Sull’agrivoltaico, cioè l’installazione di pannelli fotovoltaici sui terreni destinati alle colture e all’allevamento, il nostro Paese è ancora in confusione. Da una parte manca una legge ad hoc che disciplini modalità e caratteristiche degli impianti, dall’altra è sempre più diffusa l’urgenza di rivolgersi alle energie rinnovabili – nell’immediato per superare la dipendenza dal gas russo, nel lungo termine per provare a risolvere o quantomeno ridimensionare la crisi climatica.
La sensazione di spaesamento aumenta se si guarda alle scelte istituzionali: a marzo, con il cosiddetto decreto Energia, il governo aveva previsto l’incentivazione dell’installazione dei pannelli fotovoltaici nei campi agricoli a patto che “questi non occupino una superficie complessiva non superiore al 10 per cento della superficie agricola aziendale”; un limite che poi, a maggio, con la conversione in legge del decreto, è stato cancellato dal Parlamento.

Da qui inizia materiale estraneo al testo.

#ifdef KZG_ACC_NOGATHER
#define KZG_ACC_IDX(v) ((v) & 0xFFu)
#else
#define KZG_ACC_IDX(v) ((v) & 0x7FFFFFFFu)
#endif
__device__ __forceinline__ size_t acc_point_index(uint32_t ix, uint32_t idx_log, uint32_t stride_adj) {
    return (size_t)ix + (size_t)(ix >> idx_log) * stride_adj;
}
#ifndef KZG_ACC_WAVES
#define KZG_ACC_WAVES 3
#endif
#ifdef KZG_TEST_HOOKS
__device__ unsigned long long g_acc_replays;
#endif
__device__ __noinline__ Xyzz acc_replay(const uint4* __restrict__ points, const uint32_t* __restrict__ sorted, uint32_t lo, uint32_t hi, uint32_t idx_log, uint32_t stride_adj) {
    Xyzz r;
    xyzz_set_inf(r);
#pragma unroll 1
    for (uint32_t e = lo; e < hi; ++e) {
        const uint32_t v = sorted[e];
        Affine p;
        if (!affine_load(p, points + 4 * acc_point_index(KZG_ACC_IDX(v), idx_log, stride_adj))) continue;
        xyzz_madd<true>(r, p, v >> 31);
    }
#ifdef KZG_TEST_HOOKS
    atomicAdd(&g_acc_replays, 1ull);
#endif
    return r;
}
template <bool IDENTITY_BASES>
__global__ void __launch_bounds__(256) __attribute__((amdgpu_waves_per_eu(KZG_ACC_WAVES, KZG_ACC_WAVES)))
k_msm_accumulate(const uint4* __restrict__ points, const uint32_t* __restrict__ sorted, const uint32_t* __restrict__ offs, uint32_t G,
                 int32_t* __restrict__ head, size_t head_stride, int32_t* __restrict__ cont, size_t cont_stride,
                 uint32_t idx_log, uint32_t stride_adj) {
    const uint32_t nl = gridDim.x * blockDim.x;
    const uint32_t t = blockIdx.x * blockDim.x + threadIdx.x;
    const uint32_t lane = threadIdx.x & 63;
#ifdef KZG_ACC_STAMPS
    unsigned long long* stamps = reinterpret_cast<unsigned long long*>(cont + cont_stride * 36) + 8 * (size_t)(t >> 6);
    const unsigned long long stamp0 = __builtin_amdgcn_s_memrealtime();
    unsigned long long flush_ticks = 0, flush_events = 0, stamp_loop = 0;
#endif
    const uint32_t E = offs[G];
    const uint32_t L = acc_seg_len(E, nl);
    const unsigned long long b64 = (unsigned long long)t * L;
    const uint32_t begin = b64 < E ? (uint32_t)b64 : E;
    const uint32_t end = (b64 + L < E) ? (uint32_t)(b64 + L) : E;
    const bool active = begin < end;
    uint32_t g = 0, next = 0, g0 = 0xFFFFFFFFu;
    bool is_cont = false, long_run = false;
    if (active) {
        uint32_t lo = 0, hi = G;
#ifdef KZG_ACC_BINARY_SEARCH
        while (hi - lo > 1) {
            const uint32_t mid = (lo + hi) >> 1;
            if (offs[mid] <= begin) lo = mid; else hi = mid;
        }
#else
        while (hi - lo > 1) {
            const uint32_t s = (hi - lo + 15) >> 4;
            uint32_t cnt = 0;
#pragma unroll
            for (uint32_t j = 1; j < 16; ++j) {
                const uint32_t p = lo + j * s;
                const uint32_t v = p < hi ? offs[p] : 0xFFFFFFFFu;
                cnt += v <= begin ? 1u : 0u;
            }
            const uint32_t nlo = lo + cnt * s, nhi = lo + (cnt + 1) * s;
            if (cnt < 15 && nhi < hi) hi = nhi;
            lo = nlo;
        }
#endif
        g = lo;
        const uint32_t o0 = offs[g];
        next = offs[g + 1];
        is_cont = o0 < begin;
        if (is_cont) { long_run = ((next - 1) / L - o0 / L) > RUN_SERIAL; g0 = g; }
    }
    __shared__ int32_t park[4 * NL * 256];
    const uint32_t tl = threadIdx.x;
    bool parked = false, parked_cont = false;
    uint32_t park_g = 0;
    bool cont_in_regs = false;
    Xyzz acc;
    xyzz_set_inf(acc);
    uint32_t next2 = 0;
    if (active) next2 = offs[g + 2 <= G ? g + 2 : G];
    auto flush = [&](bool more) {
        if (__builtin_expect(!acc.inf && fe_is_zero_mod(acc.zz), 0)) {
            const uint32_t o0 = offs[g], o1 = offs[g + 1];
            acc = acc_replay(points, sorted, o0 > begin ? o0 : begin, o1 < end ? o1 : end, idx_log, stride_adj);
        }
        KZG_REQUIRE(!acc.inf || (fe_is_literal_zero(acc.x) && fe_is_literal_zero(acc.y) && fe_is_literal_zero(acc.zz) && fe_is_literal_zero(acc.zzz)),
                    KZG_SITE_IS_ZERO_MOD, "k_msm_accumulate: inf without zero limbs", acc.zz);
        const bool as_cont = is_cont && g == g0;
        if (more && !parked) {
            const Fq* c4[4] = {&acc.x, &acc.y, &acc.zz, &acc.zzz};
#pragma unroll
            for (int q = 0; q < 4; ++q)
#pragma unroll
                for (int j = 0; j < NL; ++j) park[(q * NL + j) * 256 + tl] = c4[q]->l[j];
            parked = true; parked_cont = as_cont; park_g = g;
        } else if (!as_cont) {
            xyzz_store_zeroed(head, head_stride, g, acc);
        } else if (!long_run || more) {
            xyzz_store_zeroed(cont, cont_stride, t, acc);
        } else {
            cont_in_regs = true;
        }
    };
#ifdef KZG_ACC_STAMPS
    stamp_loop = __builtin_amdgcn_s_memrealtime();
#endif
    if (active) {
        const uint32_t last = end - 1;
        uint32_t v = sorted[begin];
        uint32_t v1 = sorted[begin + 1 < end ? begin + 1 : last];
        typedef uint32_t u32x4 __attribute__((ext_vector_type(4)));
        const u32x4* const pts = reinterpret_cast<const u32x4*>(points);
        const u32x4* src = pts + 4 * acc_point_index(KZG_ACC_IDX(v), idx_log, stride_adj);
        u32x4 q0 = src[0], q1 = src[1], q2 = src[2], q3 = src[3];
        for (uint32_t e = begin; e < end; ++e) {
#ifdef KZG_ACC_STAMPS
            const bool any_cross = __any(e == next);
            unsigned long long f0 = 0;
            if (any_cross) f0 = __builtin_amdgcn_s_memrealtime();
#endif
            if (__builtin_expect(e == next, 0)) {
                flush(true);
                xyzz_set_inf(acc);
                ++g; next = next2;
                while (next == e) { ++g; next = offs[g + 1]; }
                next2 = offs[g + 2 <= G ? g + 2 : G];
            }
#ifdef KZG_ACC_STAMPS
            if (any_cross) { flush_ticks += __builtin_amdgcn_s_memrealtime() - f0; flush_events += 1; }
#endif
            const uint32_t neg = v >> 31;
            asm("" : "+v"(q0), "+v"(q1), "+v"(q2), "+v"(q3));
            uint32_t wx[8] = {q0.x, q0.y, q0.z, q0.w, q1.x, q1.y, q1.z, q1.w};
            uint32_t wy[8] = {q2.x, q2.y, q2.z, q2.w, q3.x, q3.y, q3.z, q3.w};
            const uint32_t any = q0.x | q0.y | q0.z | q0.w | q1.x | q1.y | q1.z | q1.w | q2.x | q2.y | q2.z | q2.w | q3.x | q3.y | q3.z | q3.w;
            Affine p;
            fe_unpack(p.x, wx);
            fe_unpack(p.y, wy);
            v = v1;
            src = pts + 4 * acc_point_index(KZG_ACC_IDX(v), idx_log, stride_adj);
            q0 = src[0]; q1 = src[1]; q2 = src[2]; q3 = src[3];
            v1 = sorted[e + 2 < end ? e + 2 : last];
            if (IDENTITY_BASES && any == 0) continue;
            xyzz_madd<true, false>(acc, p, neg);
        }
        flush(false);
    }
    const bool in_scan = active && is_cont && long_run;
    Xyzz c;
    xyzz_set_inf(c);
    if (cont_in_regs) c = acc;
    if (parked) {
        Xyzz v;
        Fq* c4[4] = {&v.x, &v.y, &v.zz, &v.zzz};
#pragma unroll
        for (int q = 0; q < 4; ++q)
#pragma unroll
            for (int j = 0; j < NL; ++j) c4[q]->l[j] = park[(q * NL + j) * 256 + tl];
        v.inf = fe_is_literal_zero(v.zz);
        if (!parked_cont) xyzz_store(head, head_stride, park_g, v);
        else if (!long_run) xyzz_store(cont, cont_stride, t, v);
        else c = v;
    }
#ifdef KZG_ACC_STAMPS
    if (lane == 0) {
        unsigned int hwid, xcc;
        asm volatile("s_getreg_b32 %0, hwreg(HW_REG_HW_ID)" : "=s"(hwid));
        asm volatile("s_getreg_b32 %0, hwreg(HW_REG_XCC_ID)" : "=s"(xcc));
        stamps[0] = stamp0; stamps[1] = __builtin_amdgcn_s_memrealtime(); stamps[2] = hwid; stamps[3] = xcc;
        stamps[4] = flush_ticks; stamps[5] = flush_events; stamps[6] = stamp_loop;
    }
#endif
    if (!__any(in_scan)) return;
    const uint32_t key = in_scan ? g0 : 0xFFFFFFFFu;
#pragma unroll 1
    for (int d = 1; d < 64; d <<= 1) {
        const uint32_t kd = __shfl_down(key, d, 64);
        const bool join = in_scan && (lane + d < 64) && kd == key;
        if (!__any(join)) continue;
        Xyzz u;
        xyzz_shfl_down(u, c, d);
        if (join) {
            Xyzz r;
            xyzz_add<true>(r, c, u);
            c = r;
        }
    }
    const uint32_t kprev = __shfl_up(key, 1, 64);
    if (in_scan && (lane == 0 || kprev != key)) xyzz_store(cont, cont_stride, t, c);
}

A dare chiarezza almeno agli operatori potrebbe ora contribuire una norma specifica dell’Ente Italiano di Normazione (UNI). È stato infatti avviato negli scorsi giorni il tavolo di confronto sulla redazione di una prassi di riferimento, che dovrebbe giungere tra 8-9 mesi (la tempistica di solito necessaria per l’adozione di questo tipo di documenti). Dunque la pubblicazione della norma UNI sull’agrivoltaico dovrebbe presumibilmente arrivare agli inizi del 2023. Può dunque un ente tecnico diradare le nebbie a livello politico? Di certo fornirà più chiarezza agli operatori e, perché no, potrebbe fungere da stimolo al legislatore.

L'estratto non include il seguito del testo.